● **WORK TO BE COMPLETED**: Keep only those lines of the records that include the string "floordiv".

(Stored entries)
[Start of Attachment]

template <int WM, int WN, int TM, int TN, int BK>
hipError_t launch_rows_balanced(const RowsGemmArgs &a, bool b_kc, bool vec, int cls, double flops, hipStream_t s) {
  constexpr int BM = WM * TM * 32, BN = WN * TN * 32;
  const int ntm = (a.M + BM - 1) / BM, ntn = (a.N + BN - 1) / BN;
  int slots = rows_slots<WM, WN, TM, TN, BK>((b_kc && vec) ? a.prec : 0);
  if constexpr (kRingTile<WM, WN, TM, TN>) {
    if (ring_applies(a, b_kc, vec, BN)) slots = rows_gemm_ring_slots(BN);
  }
  const int tiles = ntm * ntn;
  const int q = tiles / slots, r = tiles % slots;
  const bool stats = a.colstats != nullptr;
  const auto [ktot, k4] = k_range(a);
  const int main_mt = (q * slots) / ntn;
  float *scratch = nullptr;
  size_t scratch_bytes = 0;
  int S_partial = 0;
  if (!stats && q == 0 && tiles * 4 > slots && k4 && options().splitk_partial_round) {
    const int cus = device_cus();
    const long long kt = (ktot + BK - 1) / BK;
    double best = (double)((tiles + cus - 1) / cus);
    for (int S = 2; S <= 8; S++) {
      if (kt / S < 24) break;
      const double cost = (double)(((long long)tiles * S + cus - 1) / cus) / S + 0.02 * S;
      if (cost < best - 1e-9) {
        best = cost;
        S_partial = S;
      }
    }
  }
  if (!stats && (tiles * 4 <= slots || S_partial >= 2) && k4 && ktot >= 16 * BK && (scratch = splitk_scratch(&scratch_bytes))) {
    const long long kt = (ktot + BK - 1) / BK;
    int S = S_partial >= 2 ? S_partial : slots / tiles;
    if (S_partial < 2 && options().splitk_per_cu == 1) S = std::max(2, device_cus() / tiles);
    if (S > kt / 4) S = (int)(kt / 4);
    const size_t need = sizeof(float) * (size_t)S * a.M * ((a.N + 3) & ~3);
    if (S >= 2 && need <= scratch_bytes) {
      ProfScope ps(cls, flops, s);
      launch_split_k<WM, WN, TM, TN, BK>(a, ntm, ntn, S, ktot, scratch, b_kc, vec, s);
      count_rows_form<WM, WN, TM, TN, BK>(S_partial >= 2 ? kFormPartialS2 + S_partial - 2 : kFormSplitK);
      return hipGetLastError();
    }
  }
  if (q >= 1 && r > 0 && 2 * r <= slots && main_mt > 0 && main_mt < ntm && k4 && ktot >= 8 * BK && (scratch = splitk_scratch(&scratch_bytes))) {
    const int m_main = main_mt * BM;
    RowsGemmArgs am = a;
    am.M = m_main;
    const int tail_rows = a.M - m_main;
    const long long kt_tail = (ktot + BK - 1) / BK;
    const int tail_tiles0 = ((tail_rows + BM - 1) / BM) * ntn;
    int S_tail = slots / tail_tiles0;
    if (S_tail > kt_tail / 2) S_tail = (int)(kt_tail / 2);
    const bool tail_split = S_tail >= 2 && sizeof(float) * (size_t)S_tail * tail_rows * ((a.N + 3) & ~3) <= scratch_bytes;
    ColReducePlan tail_plan = colreduce_plan(tail_rows, a.N);
    if (stats) {
      am.colstats_stride = main_mt + (tail_split ? tail_plan.chunks : (tail_rows + BM - 1) / BM);
      *a.colstats_rows = am.colstats_stride;
    }
    {
      ProfScope ps(cls, flops * m_main / a.M, s);
      hipError_t e = launch_rows<WM, WN, TM, TN, BK>(am, b_kc, vec, s);
      if (e != hipSuccess) return e;
    }
    RowsGemmArgs at = a;
    at.M = a.M - m_main;
    at.A = a.A + (long long)m_main * a.lda;
    at.C = a.C + (long long)m_main * a.ldc;
    for (int i = 0; i < at.nseg; i++) {
      at.seg[i].m_lo -= m_main;
      at.seg[i].m_hi -= m_main;
    }
    at.add_lo -= m_main;
    at.add_hi -= m_main;
    if (stats) {
      at.colstats = a.colstats + (long long)main_mt * a.N;
      at.colstats_stride = am.colstats_stride;
    }
    if (tail_split) {
      {
        ProfScope ps(cls, flops * at.M / a.M, s);
        launch_split_k<WM, WN, TM, TN, BK>(at, (at.M + BM - 1) / BM, ntn, S_tail, ktot, scratch, b_kc, vec, s);
        count_rows_form<WM, WN, TM, TN, BK>(kFormMainSplitTail);
      }
      if (stats) {
        MatView ct{at.C, at.M, at.N, (int)at.ldc};
        hipError_t e = colreduce_partial_into(1, ct, ct, tail_plan.chunks, tail_plan.rows_per_chunk, am.colstats_stride, at.colstats, s);
        if (e != hipSuccess) return e;
      }
      return hipGetLastError();
    }
    ProfScope ps(cls, flops * at.M / a.M, s);
    const hipError_t e = launch_rows<WM, WN, TM, TN, BK>(at, b_kc, vec, s);
    count_rows_form<WM, WN, TM, TN, BK>(kFormMainPlainTail);
    return e;
  }
  ProfScope ps(cls, flops, s);
  if (stats) {
    RowsGemmArgs as = a;
    as.colstats_stride = ntm;
    *a.colstats_rows = ntm;
    return launch_rows<WM, WN, TM, TN, BK>(as, b_kc, vec, s);
  }
  return launch_rows<WM, WN, TM, TN, BK>(a, b_kc, vec, s);
}

template <int WM, int WN, int TM, int TN, int BK>
hipError_t launch_rows_sumsq(const RowsGemmArgs &a, bool b_kc, bool vec, hipStream_t s) {
  constexpr int BM = WM * TM * 32;
  const int tiles = (a.M + BM - 1) / BM, slots = rows_slots<WM, WN, TM, TN, BK>(0);
  const auto [ktot, k4] = k_range(a);
  float *scratch = nullptr;
  size_t scratch_bytes = 0;
  if (tiles * 4 <= slots && k4 && ktot >= 16 * BK && (scratch = splitk_scratch(&scratch_bytes))) {
    const long long kt = (ktot + BK - 1) / BK;
    int S = slots / tiles;
    if (S > kt / 4) S = (int)(kt / 4);
    if (S > 16) S = 16;
    const size_t need = sizeof(float) * (size_t)S * a.M * ((a.N + 3) & ~3);
    if (S >= 2 && need <= scratch_bytes && tiles * S <= a.sumsq_cap) {
      launch_split_k<WM, WN, TM, TN, BK>(a, tiles, 1, S, ktot, scratch, b_kc, vec, s);
      count_rows_form<WM, WN, TM, TN, BK>(kFormSumsqSplitK);
      return hipGetLastError();
    }
  }
  return launch_rows<WM, WN, TM, TN, BK>(a, b_kc, vec, s, kFormSumsqPlain);
}

template <int WM, int WN, int TM, int TN, int BK>
hipError_t launch_rows_post(const RowsGemmArgs &a, bool vec, int cls, double flops, hipStream_t s) {
  constexpr int BM = WM * TM * 32, BN = WN * TN * 32;
  const int ntm = (a.M + BM - 1) / BM, ntn = (a.N + BN - 1) / BN;
  constexpr size_t lds = rows_lds_bytes<BM, BN, BK>(true);
  static const bool opted = opt_in_lds(rows_gemm_post_kernel<WM, WN, TM, TN, BK, 4>, lds) && opt_in_lds(rows_gemm_post_kernel<WM, WN, TM, TN, BK, 1>, lds);
  (void)opted;
  ProfScope ps(cls, flops, s);
  note_launch(0, vec);
  count_rows_form<WM, WN, TM, TN, BK>(kFormPost);
  if (vec) hipLaunchKernelGGL((rows_gemm_post_kernel<WM, WN, TM, TN, BK, 4>), dim3(ntm * ntn), dim3(256), lds, s, a, ntm, ntn);
  else hipLaunchKernelGGL((rows_gemm_post_kernel<WM, WN, TM, TN, BK, 1>), dim3(ntm * ntn), dim3(256), lds, s, a, ntm, ntn);
  return hipGetLastError();
}

inline long long floordiv(long long a, long long b) { return a >= 0 ? a / b : -((-a + b - 1) / b); }

bool planes_try_rows(const RowsGemmArgs &a, bool b_kc, int np, double flops, hipStream_t s, hipError_t *err) {
  const PlanesOperand *ha = planes_hint_a(), *hb = planes_hint_b();
  if (!ha || !hb || ha->np != np || hb->np != np || !ha->P || a.sumsq || a.ksplit > 1 || a.nseg > 16) return false;
  if (ha->coef || (a.coef == nullptr) != (hb->coef == nullptr)) return false;
  long long coef_t0 = 0;
  if (a.coef) {
    coef_t0 = a.coef - hb->coef;
    if (coef_t0 < 0 || coef_t0 >= 16 || hb->coef_period <= 0) return false;
  }
  if (a.lda != ha->ld || a.A < ha->base || (a.A - ha->base) % ha->ld != 0) return false;
  const long long arow0 = (a.A - ha->base) / ha->ld;
  const int BM = planes_gemm_tile_rows(a.N), BN = planes_gemm_tile_cols(a.N);
  const long long m_pad = (long long)((a.M + BM - 1) / BM) * BM, n_pad = (long long)((a.N + BN - 1) / BN) * BN;
  PlanesGemmArgs g;
  memset(&g, 0, sizeof(g));
  g.np = np;
  g.A = ha->P; g.RA = ha->R; g.scale_a = ha->scale; g.scale_b = hb->scale;
  if (a.ldb != hb->ld || a.B < hb->base) return false;
  const long long boff0 = a.B - hb->base;
  if (b_kc) {
    if (!hb->P) return false;
    g.B = hb->P; g.RB = hb->R;
  } else {
    if (!hb->PT) return false;
    g.B = hb->PT; g.RB = hb->Rt;
  }
  for (int i = 0; i < a.nseg; i++) {
    const GemmSeg &sg = a.seg[i];
    const long long shift = floordiv(sg.a_off, ha->ld), c0 = sg.a_off - shift * ha->ld;
    if (c0 % 16 != 0 || c0 + sg.klen > ha->cols || sg.klen <= 0) return false;
    const long long first = arow0 + shift;
    const int lo = sg.m_lo > 0 ? sg.m_lo : 0, hi = sg.m_hi < a.M ? sg.m_hi : a.M;
    if (hi <= lo) return false;
    if (first + lo < 0 || first + hi > ha->rows) return false;
    if (lo > 0 && first + lo != 0) return false;
    if (hi < a.M && first + hi != ha->rows) return false;
    if (ha->lead + first < 0 || ha->lead + first + m_pad > ha->R) return false;
    g.seg[i].a_row = ha->lead + first;
    g.seg[i].a_kb0 = (int)(c0 / 16);
    g.seg[i].nkb = (sg.klen + 15) / 16;
    if (sg.klen % 16 != 0 && c0 + sg.klen != ha->cols) return false;
    const long long bo = boff0 + sg.b_off;
    if (b_kc) {
      const long long brow = bo / hb->ld, bc0 = bo % hb->ld;
      if (bo < 0 || bc0 % 16 != 0 || bc0 + sg.klen > hb->cols || brow + a.N > hb->rows || brow + n_pad > hb->R) return false;
      if (sg.klen % 16 != 0 && bc0 + sg.klen != hb->cols) return false;
      if (a.coef && (bc0 % hb->coef_period != 0 || bc0 / hb->coef_period != coef_t0 + i || sg.klen > hb->coef_period)) return false;
      g.seg[i].b_row = brow;
      g.seg[i].b_kb0 = (int)(bc0 / 16);
    } else {
      const long long krow = bo / hb->ld, ncol = bo % hb->ld;
      if (bo < 0 || krow % 16 != 0 || krow + sg.klen > hb->rows || ncol + a.N > hb->cols || ncol + n_pad > hb->Rt) return false;
      if (sg.klen % 16 != 0 && krow + sg.klen != hb->rows) return false;
      if (a.coef && (ncol % hb->coef_period != 0 || ncol / hb->coef_period != coef_t0 + i || a.N > hb->coef_period)) return false;
      g.seg[i].b_row = ncol;
      g.seg[i].b_kb0 = (int)(krow / 16);
    }
  }
  g.nseg = a.nseg;
  g.alt_seg_order = a.alt_seg_order && a.nseg == 2 && g.seg[0].nkb == g.seg[1].nkb && g.seg[0].a_kb0 == g.seg[1].a_kb0 && g.seg[0].a_row != g.seg[1].a_row;
  if (g.alt_seg_order && options().gemm_alt_taps == 2 && g.seg[0].nkb >= 24 && !a.coef) {
    const PlanesSeg s0 = g.seg[0], s1 = g.seg[1];
    const int nchunk = std::min(16, s0.nkb / 6), per = (s0.nkb + nchunk - 1) / nchunk;
    int n = 0;
    for (int c = 0; c < nchunk; c++) {
      const int k0 = c * per, kn = std::min(per, s0.nkb - k0);
      if (kn <= 0) break;
      for (const PlanesSeg *sp : {&s0, &s1}) {
        PlanesSeg q = *sp;
        q.a_kb0 += k0;
        q.b_kb0 += k0;
        q.nkb = kn;
        g.seg[n++] = q;
      }
    }
    g.nseg = n;
    g.alt_seg_order = 0;
    count_form(kPlanesAltChunked);
  }
  g.skip_coef = a.coef;
  g.C = a.C; g.ldc = a.ldc; g.M = a.M; g.N = a.N;
  g.bias = a.bias; g.init_mode = a.init_mode; g.relu = a.relu;
  g.add = a.add; g.ldadd = a.ldadd; g.add_scale = a.add_scale; g.add_lo = a.add_lo; g.add_hi = a.add_hi;
  ProfScope ps(BN == 160 ? 1 : 0, flops, s);
  g_planes_routed_rows++;
  {
    const int cus = device_cus();
    g.M = a.M;
    g.N = a.N;
    const int BMl = planes_gemm_launch_tile_rows(g);
    const int ntm = (a.M + BMl - 1) / BMl, ntn = (a.N + BN - 1) / BN, tiles = ntm * ntn, slots = cus * (BMl == 128 ? 2 : 1), q = tiles / slots, r = tiles % slots;
    int nkb = 0;
    for (int i = 0; i < g.nseg; i++) nkb += g.seg[i].nkb;
    const int main_mt = (q * slots) / ntn;
    const bool stats = a.colstats && a.colstats_rows && g.init_mode != 0;
    if (stats) {
      g.colstats = a.colstats;
      g.colstats_stride = ntm;
      *a.colstats_rows = ntm;
    }
    size_t scratch_bytes = 0;
    float *scratch = nullptr;
    if (q >= 1 && r > 0 && 2 * r <= slots && main_mt > 0 && main_mt < ntm && nkb >= 48 && BMl == BM && (scratch = splitk_scratch(&scratch_bytes))) {
      const int m_main = main_mt * BM, tail_rows = a.M - m_main, tail_tiles = ((tail_rows + BM - 1) / BM) * ntn;
      int S = std::min(cus / tail_tiles, nkb / 4);
      const long long ldp = (a.N + 3) & ~3;
      if (S >= 2 && sizeof(float) * (size_t)S * tail_rows * ldp <= scratch_bytes) {
        PlanesGemmArgs gm = g;
        gm.M = m_main;
        const ColReducePlan tail_plan = colreduce_plan(tail_rows, a.N);
        if (stats) {
          gm.colstats_stride = main_mt + tail_plan.chunks;
          *a.colstats_rows = gm.colstats_stride;
        }
        *err = planes_gemm(gm, s);
        if (*err != hipSuccess) return true;
        PlanesGemmArgs gt = g;
        gt.colstats = nullptr;
        gt.M = tail_rows;
        gt.C = g.C + (long long)m_main * g.ldc;
        for (int i = 0; i < gt.nseg; i++) gt.seg[i].a_row += m_main;
        if (gt.add) {
          gt.add_lo = g.add_lo - m_main;
          gt.add_hi = g.add_hi - m_main;
          gt.add = g.add;
        }
        const int kbps = (nkb + S - 1) / S;
        gt.ksplit = (nkb + kbps - 1) / kbps;
        gt.kb_per_split = kbps;
        gt.partial = scratch;
        gt.partial_stride = (long long)tail_rows * ldp;
        gt.ldp_m = ldp;
        gt.ldp_n = 1;
        count_form(gt.ksplit >= 2 ? kPlanesMainSplitTail : kPlanesMainPlainTail);
        if (gt.ksplit >= 2) {
          *err = planes_gemm(gt, s);
          if (*err == hipSuccess) *err = planes_splitk_finish(gt, s);
        } else {
          gt.ksplit = 0;
          gt.partial = nullptr;
          *err = planes_gemm(gt, s);
        }
        if (stats && *err == hipSuccess) {
          MatView ct{gt.C, tail_rows, a.N, (int)gt.ldc};
          *err = colreduce_partial_into(1, ct, ct, tail_plan.chunks, tail_plan.rows_per_chunk, gm.colstats_stride, a.colstats + (long long)main_mt * a.N, s);
        }
        return true;
      }
    }
  }
  count_form(kPlanesPlain);
  *err = planes_gemm(g, s);
  return true;
}

}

[End of Attachment]

● **RESPONSE BOX**:
inline long long floordiv(long long a, long long b) { return a >= 0 ? a / b : -((-a + b - 1) / b); }
    const long long shift = floordiv(sg.a_off, ha->ld), c0 = sg.a_off - shift * ha->ld;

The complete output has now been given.